Enhancing Relevance of Embedding-based Retrieval at Walmart

Juexin Lin,Sachin Yadav,Feng Liu,Nicholas Rossi,Praveen R. Suram,Satya Chembolu,Prijith Chandran,Hrushikesh Mohapatra,Tony Lee,Alessandro Magnani,Ciya Liao
DOI: https://doi.org/10.1145/3627673.3680047
2024-08-15
Abstract:Embedding-based neural retrieval (EBR) is an effective search retrieval method in product search for tackling the vocabulary gap between customer search queries and products. The initial launch of our EBR system at Walmart yielded significant gains in relevance and add-to-cart rates [1]. However, despite EBR generally retrieving more relevant products for reranking, we have observed numerous instances of relevance degradation. Enhancing retrieval performance is crucial, as it directly influences product reranking and affects the customer shopping experience. Factors contributing to these degradations include false positives/negatives in the training data and the inability to handle query misspellings. To address these issues, we present several approaches to further strengthen the capabilities of our EBR model in terms of retrieval relevance. We introduce a Relevance Reward Model (RRM) based on human relevance feedback. We utilize RRM to remove noise from the training data and distill it into our EBR model through a multi-objective loss. In addition, we present the techniques to increase the performance of our EBR model, such as typo-aware training, and semi-positive generation. The effectiveness of our EBR is demonstrated through offline relevance evaluation, online AB tests, and successful deployments to live production. [1] Alessandro Magnani, Feng Liu, Suthee Chaidaroon, Sachin Yadav, Praveen Reddy Suram, Ajit Puthenputhussery, Sijie Chen, Min Xie, Anirudh Kashi, Tony Lee, et al. 2022. Semantic retrieval at walmart. In Proceedings of the 28th ACM SIGKDD Conference on Knowledge Discovery and Data Mining. 3495-3503.
Information Retrieval
What problem does this paper attempt to address?
### Problems the paper attempts to solve This paper aims to solve the relevance problems in the Embedding - based Retrieval (EBR) system on the Walmart e - commerce platform.
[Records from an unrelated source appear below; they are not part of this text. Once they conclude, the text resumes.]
class CgpuConfig(C.Structure):
    _fields_ = [
        ("abi_version", C.c_uint32),
        ("ipcache_max", C.c_uint32), ("policy_max_per_ep", C.c_uint32),
        ("policy_max_total", C.c_uint32), ("max_endpoints", C.c_uint32),
        ("cidr_dyn_max", C.c_uint32), ("cidr_fix_max", C.c_uint32),
        ("endpoints_max", C.c_uint32),
        ("host_id", C.c_uint32), ("world_id", C.c_uint32), ("cluster_id", C.c_uint32),
        ("health_id", C.c_uint32),
        ("ipv4_cluster_mask", C.c_uint32), ("ipv4_cluster_range", C.c_uint32),
        ("ipv6_router_ip", C.c_uint8 * 16),
        ("ct_proto_gate", C.c_uint8), ("ingress_secctx_world", C.c_uint8),
        ("prefilter_fix4", C.c_uint8), ("prefilter_dyn4", C.c_uint8),
        ("prefilter_fix6", C.c_uint8), ("prefilter_dyn6", C.c_uint8),
# ... 150 lines not shown
    "cgpu_cidr_update": (i32, [vp, i32, vp, u64]),
    "cgpu_cidr_delete": (i32, [vp, i32, vp]),
    "cgpu_cidr_lookup": (i32, [vp, i32, vp]),
    "cgpu_cidr_get_next_key": (i32, [vp, i32, vp, vp]),
    "cgpu_cidr_update_batch": (i32, [vp, i32, vp, sz, u64]),
    "cgpu_prefilter_insert": (i32, [vp, C.c_int64, vp, sz]),
    "cgpu_prefilter_delete": (i32, [vp, C.c_int64, vp, sz]),
    "cgpu_prefilter_revision": (i32, [vp, C.POINTER(C.c_int64)]),
    "cgpu_endpoint_update": (i32, [vp, vp, u64]),
    "cgpu_endpoint_delete": (i32, [vp, vp]),
    "cgpu_endpoint_lookup": (i32, [vp, vp]),
    "cgpu_endpoint_update_info": (i32, [vp, vp, vp, u64]),
    "cgpu_endpoint_lookup_info": (i32, [vp, vp, vp]),
    "cgpu_tunnel_update": (i32, [vp, vp, vp, u64]),
    "cgpu_tunnel_delete": (i32, [vp, vp]),
    "cgpu_tunnel_lookup": (i32, [vp, vp, vp]),
    "cgpu_tunnel_get_next_key": (i32, [vp, vp, vp]),
    "cgpu_tunnel_count": (sz, [vp]),
    "cgpu_forward_v4": (i32, [vp, C.POINTER(FwdParams), C.POINTER(FwdIn), sz, C.POINTER(FwdOut), vp]),
    "cgpu_forward_v6": (i32, [vp, C.POINTER(FwdParams), C.POINTER(FwdIn), sz, C.POINTER(FwdOut), vp]),
    "cgpu_forward_table_bytes": (i32, [vp, vp]),
    "cgpu_forward_frames": (i32, [vp, C.POINTER(FwdfParams), C.POINTER(FwdfIn), sz, C.POINTER(FwdOut), vp]),
    "cgpu_deliver_v4": (i32, [vp, C.POINTER(DlvIn), sz, C.POINTER(DlvOut), vp]),
    "cgpu_deliver_v6": (i32, [vp, C.POINTER(DlvIn), sz, C.POINTER(DlvOut), vp]),
    "cgpu_lb4_update": (i32, [vp, vp, vp, u64]),
    "cgpu_lb4_update_batch": (i32, [vp, vp, vp, sz, u64]),
    "cgpu_lb4_delete": (i32, [vp, vp]),
    "cgpu_lb4_lookup": (i32, [vp, vp, vp]),
    "cgpu_lb4_get_next_key": (i32, [vp, vp, vp]),
    "cgpu_lb4_count": (sz, [vp]),
    "cgpu_lb6_update": (i32, [vp, vp, vp, u64]),
    "cgpu_lb6_update_batch": (i32, [vp, vp, vp, sz, u64]),
    "cgpu_lb6_delete": (i32, [vp, vp]),
    "cgpu_lb6_lookup": (i32, [vp, vp, vp]),
    "cgpu_lb6_get_next_key": (i32, [vp, vp, vp]),
    "cgpu_lb6_count": (sz, [vp]),
    "cgpu_revnat4_update": (i32, [vp, u16, vp, u64]),
    "cgpu_revnat4_delete": (i32, [vp, u16]),
    "cgpu_revnat4_lookup": (i32, [vp, u16, vp]),
    "cgpu_revnat4_get_next_key": (i32, [vp, C.POINTER(u16), C.POINTER(u16)]),
    "cgpu_revnat4_count": (sz, [vp]),
    "cgpu_revnat6_update": (i32, [vp, u16, vp, u64]),
    "cgpu_revnat6_delete": (i32, [vp, u16]),
    "cgpu_revnat6_lookup": (i32, [vp, u16, vp]),
    "cgpu_revnat6_get_next_key": (i32, [vp, C.POINTER(u16), C.POINTER(u16)]),
    "cgpu_revnat6_count": (sz, [vp]),
    "cgpu_flow_hash6": (u32, [vp, vp, C.c_uint16, C.c_uint16, C.c_uint8]),
    "cgpu_flow_hash": (u32, [u32, u32, C.c_uint16, C.c_uint16, C.c_uint8]),
    "cgpu_commit": (i32, [vp, C.POINTER(u64)]),
    "cgpu_table_checksum": (i32, [vp, C.POINTER(u64)]),
    "cgpu_table_verify": (i32, [vp]),
    "cgpu_mirror_save": (i32, [vp, C.c_char_p]),
    "cgpu_mirror_restore": (i32, [vp, C.c_char_p]),
    "cgpu__test_corrupt": (i32, [vp, i32, sz, C.c_uint8]),
    "cgpu_counter_layout_checksum": (i32, [vp, C.POINTER(u64)]),
    "cgpu_classify_v4": (i32, [vp, C.POINTER(TuplesV4), sz, vp, vp, vp, vp]),
    "cgpu_classify_v4_host": (i32, [vp, C.POINTER(TuplesV4), sz, vp, vp, vp, vp]),
    "cgpu_classify_v6": (i32, [vp, C.POINTER(TuplesV6), sz, vp, vp, vp, vp]),
    "cgpu_classify_v4_tun": (i32, [vp, C.POINTER(TuplesV4), vp, vp, i32, sz, vp, vp, vp, vp, vp]),
    "cgpu_classify_v6_tun": (i32, [vp, C.POINTER(TuplesV6), vp, vp, i32, sz, vp, vp, vp, vp, vp]),
    "cgpu_classify_v6_lb": (i32, [vp, C.POINTER(TuplesV6), vp, vp, sz, vp, vp, vp, vp]),
    "cgpu_classify_v4_lb": (i32, [vp, C.POINTER(TuplesV4), vp, vp, sz, vp, vp, vp, vp]),
    "cgpu_classify_v4_cascade": (i32, [vp, C.POINTER(TuplesV4), vp, vp, sz, vp, vp, vp, vp]),
    "cgpu_classify_v4_lb_host": (i32, [vp, C.POINTER(TuplesV4), vp, vp, sz, vp, vp, vp, vp]),
    "cgpu_classify_v4_cascade_host": (i32, [vp, C.POINTER(TuplesV4), vp, vp, sz, vp, vp, vp, vp]),
    "cgpu_classify_v6_host": (i32, [vp, C.POINTER(TuplesV6), sz, vp, vp, vp, vp]),
    "cgpu_classify_v6_lb_host": (i32, [vp, C.POINTER(TuplesV6), vp, vp, sz, vp, vp, vp, vp]),
    "cgpu_lb4_select": (i32, [vp, i32, C.POINTER(Lb4Tuples), sz, C.POINTER(Lb4Out), vp]),
    "cgpu_prefilter_v4": (i32, [vp, vp, vp, vp, sz, vp, vp]),
    "cgpu_prefilter_v6": (i32, [vp, vp, vp, vp, sz, vp, vp]),
    "cgpu_prefilter_v4_host": (i32, [vp, vp, vp, vp, sz, vp, vp]),
    "cgpu_prefilter_v6_host": (i32, [vp, vp, vp, vp, sz, vp, vp]),
    "cgpu_lxc_update": (i32, [vp, u32, vp]),
    "cgpu_lxc_delete": (i32, [vp, u32]),
    "cgpu_lxc_lookup": (i32, [vp, u32, vp]),
    "cgpu_frames_parse": (i32, [vp, C.POINTER(Frames), sz, C.POINTER(FrameTuples), vp]),
    "cgpu_classify_frames": (i32, [vp, C.POINTER(Frames), sz, vp, vp, vp, vp]),
    "cgpu_classify_frames_host": (i32, [vp, C.POINTER(Frames), sz, vp, vp, vp, vp]),
    "cgpu_classify_frames_lb": (i32, [vp, C.POINTER(FlbIn), u32, sz, vp, vp, vp, C.POINTER(FlbOut), vp]),
    "cgpu_ct4_update": (i32, [vp, vp, vp, u64]),
    "cgpu_ct4_delete": (i32, [vp, vp]),
    "cgpu_ct4_lookup": (i32, [vp, vp, vp]),
    "cgpu_ct4_get_next_key": (i32, [vp, vp, vp]),
    "cgpu_ct4_count": (sz, [vp]),
    "cgpu_ct4_gc": (i32, [vp, u32, C.POINTER(u64)]),
    "cgpu_ct_stats": (i32, [vp, C.c_int, vp]),
    "cgpu_ct_lru_stats": (i32, [vp, C.c_int, vp]),
    "cgpu_ct4_flush": (i32, [vp]),
    "cgpu_classify_v4_ct": (i32, [vp, C.POINTER(TuplesV4Ct), sz, u32, vp, vp, vp, vp, vp]),
    "cgpu_classify_v4_ct_tun": (i32, [vp, C.POINTER(TuplesV4Ct), sz, u32, vp, vp, vp, vp, vp, vp]),
    "cgpu_classify_v6_ct_tun": (i32, [vp, C.POINTER(TuplesV6Ct), sz, u32, vp, vp, vp, vp, vp, vp]),
    "cgpu_classify_v4_ctlb": (i32, [vp, C.POINTER(TuplesV4Ct), vp, sz, u32, C.POINTER(CtlbOut), vp]),
    "cgpu_ct6_update": (i32, [vp, vp, vp, u64]),
    "cgpu_ct6_delete": (i32, [vp, vp]),
    "cgpu_ct6_lookup": (i32, [vp, vp, vp]),
    "cgpu_ct6_get_next_key": (i32, [vp, vp, vp]),
    "cgpu_ct6_count": (sz, [vp]),
    "cgpu_ct6_gc": (i32, [vp, u32, C.POINTER(u64)]),
    "cgpu_ct6_flush": (i32, [vp]),
    "cgpu_classify_v6_ctlb": (i32, [vp, C.POINTER(TuplesV6Ct), vp, sz, u32, C.POINTER(CtlbOut), vp]),
    "cgpu_classify_v6_ct": (i32, [vp, C.POINTER(TuplesV6Ct), sz, u32, vp, vp, vp, vp, vp]),
    "cgpu_classify_v4_ct_rnat": (i32, [vp, C.POINTER(TuplesV4Ct), sz, u32, vp, vp, vp, vp,
                                       C.POINTER(Rnat4Out), vp]),
    "cgpu_classify_v4_ctlb_rnat": (i32, [vp, C.POINTER(TuplesV4Ct), vp, sz, u32, C.POINTER(CtlbOut),
                                         C.POINTER(Rnat4Out), vp]),
    "cgpu_classify_v6_ct_rnat": (i32, [vp, C.POINTER(TuplesV6Ct), sz, u32, vp, vp, vp, vp,
                                       C.POINTER(Rnat6Out), vp]),
    "cgpu_classify_v6_ctlb_rnat": (i32, [vp, C.POINTER(TuplesV6Ct), vp, sz, u32, C.POINTER(CtlbOut),
                                         C.POINTER(Rnat6Out), vp]),
    "cgpu_rnat_frames_v4": (i32, [vp, C.POINTER(Rnf4In), u32, sz, vp, vp]),
    "cgpu_rnat_frames_v6": (i32, [vp, C.POINTER(Rnf6In), u32, sz, vp, vp]),
    "cgpu_frames_parse_ct": (i32, [vp, C.POINTER(Frames), sz, C.POINTER(FrameCtCols), vp]),
    "cgpu_classify_frames_ct": (i32, [vp, C.POINTER(Frames), sz, u32, C.POINTER(FctOut), vp]),
    "cgpu_l3_compile":(i32, [vp, vp, vp, vp, u32, vp]),
    "cgpu_mapstate_sync": (i32, [vp, vp, vp, vp, vp, vp]),
    "cgpu_counter_delta_bytes": (sz, [vp]),
    "cgpu_counter_bind": (i32, [vp, vp, sz]),
    "cgpu_counter_fold": (i32, [vp, vp]),
    "cgpu_metrics_read": (i32, [vp, vp]),
    "cgpu_counters_reset": (i32, [vp]),
    "cgpu_stream_release": (i32, [vp, vp]),
    "cgpu_host_stage_release": (i32, [vp]),
    "cgpu_table_bytes": (i32, [vp, vp]),
    "cgpu_host_stage_bytes": (sz, [vp]),
    "cgpu_counters_rebalance": (i32, [vp, C.POINTER(u64)]),
    "cgpu_comm_id_create": (i32, [vp]),
    "cgpu_comm_init": (i32, [vp, vp, i32, i32]),
    "cgpu_counters_allreduce": (i32, [vp, vp]),
}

Although the EBR system significantly improved the relevance of search results and the add - to - cart rate during the initial deployment, there are still multiple relevance degradation problems in practical applications. Specifically, these problems include: 1. **False positives / false negatives in training data**: The training data extracted from user interaction logs may contain irrelevant positive samples or missed negative samples. 2. **Inability to handle misspellings**: Misspellings are common in actual search traffic, and the existing models do not handle them well. To solve these problems, the authors propose a series of methods to enhance the retrieval relevance of the EBR model, mainly including: - **Relevance Reward Model (RRM)**: A cross - encoder model trained based on human relevance feedback, used to evaluate the relevance between queries and products, and integrated into the EBR model through a multi - objective loss function. - **Label correction**: Use RRM to correct labels in the training data to reduce the impact of false positives. - **Semi - positive sample generation**: Generate semi - positive samples related to the query from the lower positions of the retrieval results during the offline negative sample generation process. - **Spelling - aware training**: Introduce misspellings during the training process to improve the robustness of the model to misspellings. The purpose of these methods is to improve the relevance of retrieval results, thereby improving the user's shopping experience. The effectiveness of these methods has been verified through offline relevance evaluation, online A/B testing, and successful deployment in the production environment.